AN AMERICAN 'SCUTTLE' OUT OF IRAQ?
"President Barack Obama has declared that all 46,000 US troops still in Iraq will be withdrawn by the end of the year, with his administration telling Baghdad that time has run out to reach a deal that would have allowed a small American training force to remain in the country next year.
The decision, made despite fears that Iraq could fall back into sectarian chaos or further into Iran’s orbit, comes after months of negotiations in which the two sides failed to agree on the terms under which American trainers would remain beyond
It will enable Mr Obama to take political credit at home for ending the unpopular $1,000bn war as his re-election campaign picks up speed.
“Today, I can report that as promised, the rest of our troops in Iraq will come home by the end of the year. After nearly nine years, America’s war in Iraq will be over,” Mr Obama said at a hastily arranged press appearance on Friday, after a videoconference with Nouri al-Maliki in which he informed the Iraqi prime minister of his decision.
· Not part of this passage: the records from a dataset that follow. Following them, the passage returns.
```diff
+static const char* const ksmi_thunk_sigs[] = {"ipppfppiii", "ipppfpppiii", "ipppzp", "p", "pi", "pii", "piiidpppppffipppp", "piiidpppppffppppppli", "piiidpppppffppppppppiiii", "piiiipppi", "piiiipppif", "piipppippppppdlii", "piipppipppppppdlii", "piipppipppppppidlii", "pipipiiiii", "pipippipiiii", "plipii", "pp", "ppi", "ppiiidffi", "ppiiii", "ppiiiii", "ppiiiiii", "ppiiiiiiii", "ppiiiiiiiiiiii", "ppiiiiiiiiiiiii", "ppiiili", "ppiiilii", "ppilii", "ppipiiiiipppi", "ppippiiiiii", "ppippppiiiiipppi", "ppl", "ppli", "pplif", "pppfpppli", "pppi", "pppiiiifi", "pppiiiii", "pppiiiiifi", "pppiiiiifufupi", "pppiiiiii", "pppiiiiiii", "pppiiilii", "pppippiii", "pppippiiiii", "pppipppiii", "pppli", "ppplif", "pppliiufuufupi", "ppplpffff", "ppplufupi", "ppppiiii", "ppppiiiii", "ppppiiiiipppfi", "ppppiilf", "ppppiliufupi", "ppppliifi", "pppplpffffff", "pppplpffffffip", "pppppiiii", "pppppiiiii", "pppppiiiiii", "pppppiiiiufupi", "pppppiili", "pppppilii", "ppppplii", "ppppppiifi", "ppppppiiiifi", "ppppppiiiifuffuffuiiiip", "ppppppiiiii", "ppppppiiiiiii", "ppppppilii", "ppppppipiii", "pppppppdlii", "pppppppidlii", "pppppppiiiii", "pppppppiiiiifi", "pppppppiiiiifufupi", "pppppppiiiiiifi", "ppppppppdlifi", "ppppppppdlii", "ppppppppidlii", "ppppppppiiii", "pppppppppii", "ppppppppppiiiii", "pppppppppppiipiiiiiifi", "ppppppppppppppppppii", "ppppziiiiiii", "pz"};
+static const ksmi_thunk_fn ksmi_thunks[] = {ksmi_thunk_0, ksmi_thunk_1, ksmi_thunk_2, ksmi_thunk_3, ksmi_thunk_4, ksmi_thunk_5, ksmi_thunk_6, ksmi_thunk_7, ksmi_thunk_8, ksmi_thunk_9, ksmi_thunk_10, ksmi_thunk_11, ksmi_thunk_12, ksmi_thunk_13, ksmi_thunk_14, ksmi_thunk_15, ksmi_thunk_16, ksmi_thunk_17, ksmi_thunk_18, ksmi_thunk_19, ksmi_thunk_20, ksmi_thunk_21, ksmi_thunk_22, ksmi_thunk_23, ksmi_thunk_24, ksmi_thunk_25, ksmi_thunk_26, ksmi_thunk_27, ksmi_thunk_28, ksmi_thunk_29, ksmi_thunk_30, ksmi_thunk_31, ksmi_thunk_32, ksmi_thunk_33, ksmi_thunk_34, ksmi_thunk_35, ksmi_thunk_36, ksmi_thunk_37, ksmi_thunk_38, ksmi_thunk_39, ksmi_thunk_40, ksmi_thunk_41, ksmi_thunk_42, ksmi_thunk_43, ksmi_thunk_44, ksmi_thunk_45, ksmi_thunk_46, ksmi_thunk_47, ksmi_thunk_48, ksmi_thunk_49, ksmi_thunk_50, ksmi_thunk_51, ksmi_thunk_52, ksmi_thunk_53, ksmi_thunk_54, ksmi_thunk_55, ksmi_thunk_56, ksmi_thunk_57, ksmi_thunk_58, ksmi_thunk_59, ksmi_thunk_60, ksmi_thunk_61, ksmi_thunk_62, ksmi_thunk_63, ksmi_thunk_64, ksmi_thunk_65, ksmi_thunk_66, ksmi_thunk_67, ksmi_thunk_68, ksmi_thunk_69, ksmi_thunk_70, ksmi_thunk_71, ksmi_thunk_72, ksmi_thunk_73, ksmi_thunk_74, ksmi_thunk_75, ksmi_thunk_76, ksmi_thunk_77, ksmi_thunk_78, ksmi_thunk_79, ksmi_thunk_80, ksmi_thunk_81, ksmi_thunk_82, ksmi_thunk_83, ksmi_thunk_84, ksmi_thunk_85, ksmi_thunk_86, ksmi_thunk_87, ksmi_thunk_88, ksmi_thunk_89};
diff --git a/kurosiwo_amd/snunet_plan.py b/kurosiwo_amd/snunet_plan.py
--- a/kurosiwo_amd/snunet_plan.py
+++ b/kurosiwo_amd/snunet_plan.py
@@ -17,11 +17,25 @@
     up_gemm = os.environ.get("KSMI_UP_GEMM", "1") != "0"
     up_wgrad64 = os.environ.get("KSMI_UP_WGRAD64", "1") != "0"
     up_wgrad128 = os.environ.get("KSMI_UP_WGRAD128", "1") != "0"
+    bn1_pass = os.environ.get("KSMI_BN1_PASS", "0,2,3,4")
     pack_kind = "pack_weights_batched"
+
+    @staticmethod
+    def _parse_levels(s):
+        s = str(s).strip().lower()
+        if s in ("", "0", "off", "none"):
+            return frozenset()
+        if s == "all":
+            return frozenset(range(5))
+        lv = frozenset(int(t[1:] if t.startswith("l") else t) for t in s.replace(" ", "").split(",") if t)
+        if not lv <= frozenset(range(5)):
+            raise ValueError(f"KSMI_BN1_PASS: levels are 0..4, 'all' or '0' (got {s!r})")
+        return lv
 
     def __init__(self, model, B, H, W, dtype, training, with_backward, tail=0, sync_bn=False):
         self._init_lists(model, dtype, with_backward)
         self.B, self.H, self.W = B, H, W
+        self.bn1_levels = self._parse_levels(self.bn1_pass)
         from . import distributed as _D
         self.sync_bn = bool(sync_bn) and training
         self.bn_world = _D.world_size() if self.sync_bn else 1
@@ -355,9 +369,23 @@
                                                       Bf(f"{bn}.running_mean"), Bf(f"{bn}.running_var"), nbt,
                                                       BN_MOMENTUM, BN_EPS, 1 if training else 0,
                                                       sv.mean, sv.rstd, sv.scale, sv.shift))
-        bn_fin("bn1", sv1, rows1, cpad1)
-
-        src2 = [SrcSpec(i_act.t, Cc, scale=sv1.scale_t, shift=sv1.shift_t, relu=1)]
+        lvl = {self.H >> k: k for k in range(5)}.get(H)
+        if (lvl in self.bn1_levels and training and dtype == torch.bfloat16
+                and bool(self.lib.ksmi_bn_fused_supported(Cc, cpad1, dt))):
+            a_act = Act(f"{name}{branch}.a", B, H, W, Cc, dtype, self.dev)
+            self.keep.append(a_act)
+            nbt1 = m._c(f"{name}.bn1.num_batches_tracked").data_ptr()
+            if self.sync_bn:
+                self.fwd.add_allreduce(lambda: self._bufs[sS][:rows1 * 2 * cpad1 * 4].view(torch.float32))
+            self.fwd.add("ksmi_bn_fin_apply_relu", lambda: (stats(), rows1, cpad1, Cc, gcount, P("bn1.weight"), P("bn1.bias"),
+                                                            Bf("bn1.running_mean"), Bf("bn1.running_var"), nbt1, BN_MOMENTUM, BN_EPS,
+                                                            sv1.mean, sv1.rstd, sv1.scale, sv1.shift, i_act.t.data_ptr(),
+                                                            a_act.t.data_ptr(), npix, dt),
+                         {"kind": "bn_fin_apply_relu", "bytes": npix * Cc * self._es() * 2, "flops": 0})
+            src2 = [SrcSpec(a_act.t, Cc)]
+        else:
+            bn_fin("bn1", sv1, rows1, cpad1)
+            src2 = [SrcSpec(i_act.t, Cc, scale=sv1.scale_t, shift=sv1.shift_t, relu=1)]
         d2, t2 = make_conv(src2, [(z_act.t, Cc, 0, 0, Cc, 0)], z_act.t, m._p(f"{name}.conv2.bias"), None,
                            B, H, W, H, W, 3, 3, 1, 1, Cc, dtype)
         w2 = self._packed(f"{name}.conv2.weight", t2, 9, Cc, Cc, 9, Cc * 9, 0, 1, 0)
```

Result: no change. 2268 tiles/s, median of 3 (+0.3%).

“But even as we mark this important milestone, we’re also moving into a new phase in the relationship between the United States and Iraq,” the president said, adding that the two countries would move to “a normal relationship between sovereign nations, an equal partnership based on mutual interests and mutual respect”.
Baghdad and Washington had been in discussions for months about the size and scope of a continued US mission in Iraq next year, with senior Pentagon officials expressing certainty that there would be some kind of residual force involving several thousand American military trainers".
Anna Fifield, "US troops to leave Iraq by end of year." The Financial Times. 21 October 2011, in www.ft.com.
"There should be no illusions about the sort of Arab landscape that America is destined to find if, or when it embarks on a war against the Iraqi regime. There will be no 'hearts and minds' to be won in the Arab world, no public diplomacy that would convince the over-whelming majority of Arabs that this war would be a just war. An American expedition in the wake of thwarted UN inspections would be seen by the vast majority of Arabs as an imperial reach into their world, a favor to Israel, or a way for the United States to secure control over Iraq's oil....For American power, there are two ways in the Arab world. One is restraint, pessimistic about the possibility of changing that stubborn world, reticent about the uses of American power. In this vision of things, the United States would either spare the Iraqi dictator or wage a war with limited political goals for Iraq and for the region as a whole. The other choice, more ambitious, would envisage a more profound American role in Arab political life: the spearheading of a reformist project that seeks to modernize and transform the Arab landscape. Iraq would be the starting point, and beyond Iraq lies an Arab political and economic tradition and a culture whose agonies and failures have been on cruel display....Iraq should not be burdened, however with the weight of great expectations. This is the Arab world, after all, and Americans do not know it with such intimacy. Iraq could disappoint its American liberators. There has been heartbreak in Iraq, and vengeance and retribution could sour Americans on this latest sphere of influence in the Muslim world".
Foud Ajami, "Iraq and the Arabs' Future." Foreign Affairs. (January / February 2003), pp. 2,7.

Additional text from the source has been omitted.